İnsanlar çok güvenli olmaları tehlikeli olduğunu, ahlaki olarak şüphe ve korku içinde yaşamaları daha güvenli olduğunu ve sadece öleceğimiz zaman cennette gitme umudumuz en güçlü olabileceğini öğretilmiyor mu? Nerede insanlar yeni yaratılışla alakalı muhteşem gerçekleri öğretiliyorlar? Nerede Baş olarak ölülerden dirilen ve yükseltilen Mesih’le alakalı bilgi ile insanlar kökleşmiş ve temellendirilmiş oluyorlar? Nerede Tanrı’nın çok sevdiği Kendi halkına lütufla verilen armağanların sevinci içinde yaşamaları gerektiğini öğretiliyor? Ne yazık! Ne yazık! Bu sorulara verilmesi tek gerçek yanıtı düşündüğümüzde çok üzülüyoruz. Mesih'in sürüsü karanlık dağlarda ve ıssız ovalarda dağılmış bulunuyorlar. Tanrı’nın halkı Yahudi sistemini belirleyen bir mesafede kalıyorlar. Tapınaktaki yırtılan perdenin anlamını, Tanrı’ya yakınlığı ve Sevgili Oğul’da kabul edilmenin anlamını bilmiyorlar. Rab'bin sofrası bile batıl inancın karanlık, soğuk sisi ile örtülüdür ve yasalığın iç karartıcı, itici engelleriyle çevrilidir. Tamamlanmış kurtuluş, tüm günahların bağışı, Tanrı’nın huzurunda mükemmel bir doğrulanma, Oğulluk Ruhu, Güveyin parlak ve mübarek gelişi, tüm bu çok önemli ve muhteşem gerçekler, Tanrı’nın Kilisesine verilen bu ayrıcalıklar, Hıristiyanlığın öğretileri ve dini mekanizmaları tarafından reddediliyor. Bazıları belki çok karanlık bir resim çizdiğimizi düşünebilirler. Sadece şunu söyleyebiliriz ve bunu samimiyetle Tanrı hakkında söylüyoruz biz kesinlikle abartmadık. Bizim çizdiğimiz resim durumu olduğu gibi gösteriyor. Ve büyük olasılıkla gerçek durum daha da berbattır. Hıristiyanlıkta sadece inancı itiraf edip inanmayan kişiler değil, sürüye ait gerçek iman eden koyunların çoğunun durumunu Tanrı’nın gördüğü gibi görmüş olsaydık kalplerimiz tamamen kırılırdı. Ancak biz konumuzla

devam etmemiz gerekir ve bu çoğu inananların bulunduğu bu acınacak duruma karşı en iyi tedavi olduğunu düşünüyoruz. Biz Rabbimiz İsa’nın bizim için yaptığı işinin konusu üzerinde durmuştuk. O bizim günahlarımızı ortadan kaldırdı ve günah O’nda yargılandı. Böylece bize mükemmel bir bağışlanma sağladı ve bizi günahın egemenliğinden tamamen kurtardı. Bir Hıristiyan sadece günahları bağışlanmış bir kişi değildir, onlardan kurtulmuş biridir.

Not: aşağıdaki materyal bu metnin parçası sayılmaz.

@@ -70,8 +63,7 @@
         }
     };
     for (int it = 0; it < kBwdStages && it < nb; it++) stage_ids(it);
-    if (GROUPS)
-        for (int k = lane; k < kBwdBatch; k += 32) reinterpret_cast<uint32_t*>(&s_list[warp][0][0])[k] = 0u;
+    for (int k = lane; k < kBwdGroups * kBwdBatch / 4; k += 32) reinterpret_cast<uint32_t*>(&s_list[warp][0][0])[k] = 0u;
     if (tid == 0) {
         for (int s = 0; s < kBwdStages; s++) mbar_init(&s_full[s], 1);
         fence_mbar_init();
@@ -87,36 +79,34 @@
         for (int it = 0; it < kBwdStages && it < nb; it++) issue(it);
 
     int px, py0;
-    if (GROUPS) group_pixel(tile_x, tile_y, warp, lane, px, py0);
-    else quad_pixel(tile_x, tile_y, warp, lane, px, py0);
-    const int k8 = lane & 7;
-    const int slot = GROUPS ? span_slot<8>(k8)
-                            : (lane & 3) == 0 ? span_slot<32>(lane) : lane == 1 ? 4 : (DEPTH && lane == 17) ? 9 : -1;
-    const int xslot = k8 == 0 ? 4 : (DEPTH && k8 == 4) ? 9 : -1;
-    const int grp = lane >> 3;
-    const int py1 = py0 + 1;
-    const bool in0 = px < W && py0 < H, in1 = px < W && py1 < H;
+    column_pixel(tile_x, tile_y, warp, lane, px, py0);
+    const int grp = lane >> 2, k4 = lane & 3;
     const float fpx = (float)px;
-    const f2 nfpy = pk(-(float)py0, -(float)py1);
-    const size_t pix0 = (size_t)py0 * W + px, pix1 = (size_t)py1 * W + px, plane = (size_t)H * W;
-    const float Tf0 = in0 ? final_T[pix0] : 0.f, Tf1 = in1 ? final_T[pix1] : 0.f;
-    const f2 Tf = pk(Tf0, Tf1);
-    PairState ps = {Tf, bc(0.f)};
-    const int last0 = in0 ? (int)n_contrib[pix0] : 0, last1 = in1 ? (int)n_contrib[pix1] : 0;
-    float ga0 = 0.f, ga1 = 0.f, ga2 = 0.f, gad = 0.f, gb0 = 0.f, gb1 = 0.f, gb2 = 0.f, gbd = 0.f;
-    if (in0) { ga0 = dL_dcolor[pix0]; ga1 = dL_dcolor[plane + pix0]; ga2 = dL_dcolor[2 * plane + pix0]; if (DEPTH) gad = dL_dinvdepth[pix0]; }
-    if (in1) { gb0 = dL_dcolor[pix1]; gb1 = dL_dcolor[plane + pix1]; gb2 = dL_dcolor[2 * plane + pix1]; if (DEPTH) gbd = dL_dinvdepth[pix1]; }
-    const f2 g0 = pk(ga0, gb0), g1 = pk(ga1, gb1), g2 = pk(ga2, gb2), gd = pk(gad, gbd);
-    const f2 neg_bgd = pk(-(bg[0] * ga0 + bg[1] * ga1 + bg[2] * ga2), -(bg[0] * gb0 + bg[1] * gb1 + bg[2] * gb2));
-    const int wlast = (int)__reduce_max_sync(0xffffffffu, (unsigned)max(last0, last1));
-    const int qsel = kBlockShift + 4 * warp;
-    int gl0, gl1, gl2, gl3;
+    const f2x2 nfpy = {pk(-(float)py0, -(float)(py0 + 1)), pk(-(float)(py0 + 2), -(float)(py0 + 3))};
+    const size_t plane = (size_t)H * W;
+    float Tf[4], gc[4][4], nbg[4];
+    int last[4];
+#pragma unroll
+    for (int i = 0; i < 4; i++) {
+        const bool in = px < W && py0 + i < H;
+        const size_t pix = (size_t)(py0 + i) * W + px;
+        Tf[i] = in ? final_T[pix] : 0.f;
+        last[i] = in ? (int)n_contrib[pix] : 0;
+#pragma unroll
+        for (int ch = 0; ch < 3; ch++) gc[ch][i] = in ? dL_dcolor[ch * plane + pix] : 0.f;
+        gc[3][i] = (DEPTH && in) ? dL_dinvdepth[pix] : 0.f;
+        nbg[i] = -(bg[0] * gc[0][i] + bg[1] * gc[1][i] + bg[2] * gc[2][i]);
+    }
+    auto quad = [](const float (&x)[4]) { return f2x2{pk(x[0], x[1]), pk(x[2], x[3])}; };
+    const f2x2 Tfq = quad(Tf), g0 = quad(gc[0]), g1 = quad(gc[1]), g2 = quad(gc[2]), gd = quad(gc[3]), neg_bgd = quad(nbg);
+    PairState ps[2] = {{Tfq.p0, bc(0.f)}, {Tfq.p1, bc(0.f)}};
+    const int qsel = kBlockShift + 8 * warp;
+    int gl[kBwdGroups];
     {
-        int gm = max(last0, last1);
-        gm = max(gm, __shfl_xor_sync(0xffffffffu, gm, 4)); gm = max(gm, __shfl_xor_sync(0xffffffffu, gm, 2));
-        gm = max(gm, __shfl_xor_sync(0xffffffffu, gm, 1));
-        gl0 = __shfl_sync(0xffffffffu, gm, 0); gl1 = __shfl_sync(0xffffffffu, gm, 8);
-        gl2 = __shfl_sync(0xffffffffu, gm, 16); gl3 = __shfl_sync(0xffffffffu, gm, 24);
+        int gm = max(max(last[0], last[1]), max(last[2], last[3]));
+        gm = max(gm, __shfl_xor_sync(0xffffffffu, gm, 2)); gm = max(gm, __shfl_xor_sync(0xffffffffu, gm, 1));
+#pragma unroll
+        for (int g = 0; g < kBwdGroups; g++) gl[g] = __shfl_sync(0xffffffffu, gm, 4 * g);
     }
 
     for (int it = 0; it < nb; it++) {
@@ -131,80 +121,71 @@
             const uint32_t gid = s_id[st][j];
             const uint32_t kb = __float_as_uint(bb.w);
             const float dx = a.x - fpx;
-            f2 d, G, al, dadb = bc(1.0f);
-            const f2 pw = pair_power(a, bb, dx, nfpy, d);
-            pair_gauss(pw, bb.y, G, al);
-            float pw0, pw1, al0, al1;
-            upk(pw, pw0, pw1); upk(al, al0, al1);
-            bool v0 = has && e < last0 && pw0 <= 0.0f && al0 >= kAlphaSkip;
-            bool v1 = has && e < last1 && pw1 <= 0.0f && al1 >= kAlphaSkip;
+            f2x2 d, G, al, dadb = {bc(1.0f), bc(1.0f)};
+            const f2x2 pw = quad_power(a, bb, dx, nfpy, d);
+            quad_gauss(pw, bb.y, G, al);
+            float pwv[4], alv[4];
+            upk(pw.p0, pwv[0], pwv[1]); upk(pw.p1, pwv[2], pwv[3]);
+            upk(al.p0, alv[0], alv[1]); upk(al.p1, alv[2], alv[3]);
+            bool v[4];
+#pragma unroll
+            for (int i = 0; i < 4; i++) v[i] = has && e < last[i] && pwv[i] <= 0.0f && alv[i] >= kAlphaSkip;
             if (lane == 0) H3_STAT(0, 1);
-            if ((lane & 7) == 0 && has) H3_STAT(3, 1);
-            if (!__any_sync(0xffffffffu, v0 || v1)) { if (lane == 0) H3_STAT(1, 1); return; }
+            if (k4 == 0 && has) H3_STAT(3, 1);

Mesih onun için öldü ve o Mesih’te öldü. Dolayısıyla o özgürdür, ölülerden dirildi ve Rabbimiz İsa Mesih aracılığıyla Tanrı için yaşar. O yeni bir yaratılıştır, ölümden yaşama geçmiştir. Onun için ölüm ve yargı artık arkada kaldı ve önünde sadece yücelik var. Onun lekesiz bir unvanı ve berrak bir umudu var. Şimdi, eğer bunların hepsi gerçekten Tanrı'nın her çocuğu için doğruysa - ve Kutsal Kitap bunun böyle olduğunu söylüyor - biz daha ne isteyebiliriz ki? Unvan, pozisyon ve umut olarak hiç birşey. Bunların hepsine biz Tanrısal bir mükemmellikle ve kesinlikle sahibiz. Ama tabiki durumumuz, hayatımız mükemmel değil. Biz hâlâ bedendeyiz ve çok çeşitli zayıflıklarla doluyuz, çeşitli ayartmalara maruz kalıyoruz. Biz tökezlemeye, düşmeye ve Tanrı’dan olmayan yollarda yürümeye eğilimliyiz. Biz kendi kendimize doğru olanı düşünemeyecek ve kendi gücümüzle bir an için bile olsa lütuf aracılığıyla bize verilen mübarek pozisyonumuzu gündelik hayatımızda uygulamayacak durumdayız. Evet, sonsuz yaşama sahip olduğumuz ve Kutsal Ruh’un dünyaya gelmesiyle gökteki Başımız olan Mesih’le bağlantı olduğumuz doğrudur. Böylece bir sonsuza dek güvenlikteyiz. Hiç kimse bizim yaşamımıza dokunamaz, bizim yaşamımız Mesih’te saklıdır. Ama ne kadar da yaşamımız dokunulmaz olsa da ve hiç kimse bizim pozisyonumuzu etkileyemezse de bizim durumumuz kusursuz değil, yaşamımızda hatalar var ve Tanrı’yla olan paydaşlığımız kesilmeye eğilimli. Dolayasıyla bizim başka birşeye daha ihtiyacımız var.

 

Mesih’in şimdiki bizim için yaptığı iş

 

Isa, Tanrı’nın sağında bizim için yaşıyor. Bizim adımıza kesintisiz olarak aracılık ediyor. O günahları bağışlatan işini başarıyla tamamlaması sayesinde gökleri aştı ve orada bizi mükemmel bir şekilde her zaman savunmaktadır. O orada, bizim doğrulumuzu sürdürmesi için yaşıyor, bizi ölümümü aracılığıyla aktardığı pozisyonun ve ilişkimizin Tanrısal tamamlılığını korumaktadır.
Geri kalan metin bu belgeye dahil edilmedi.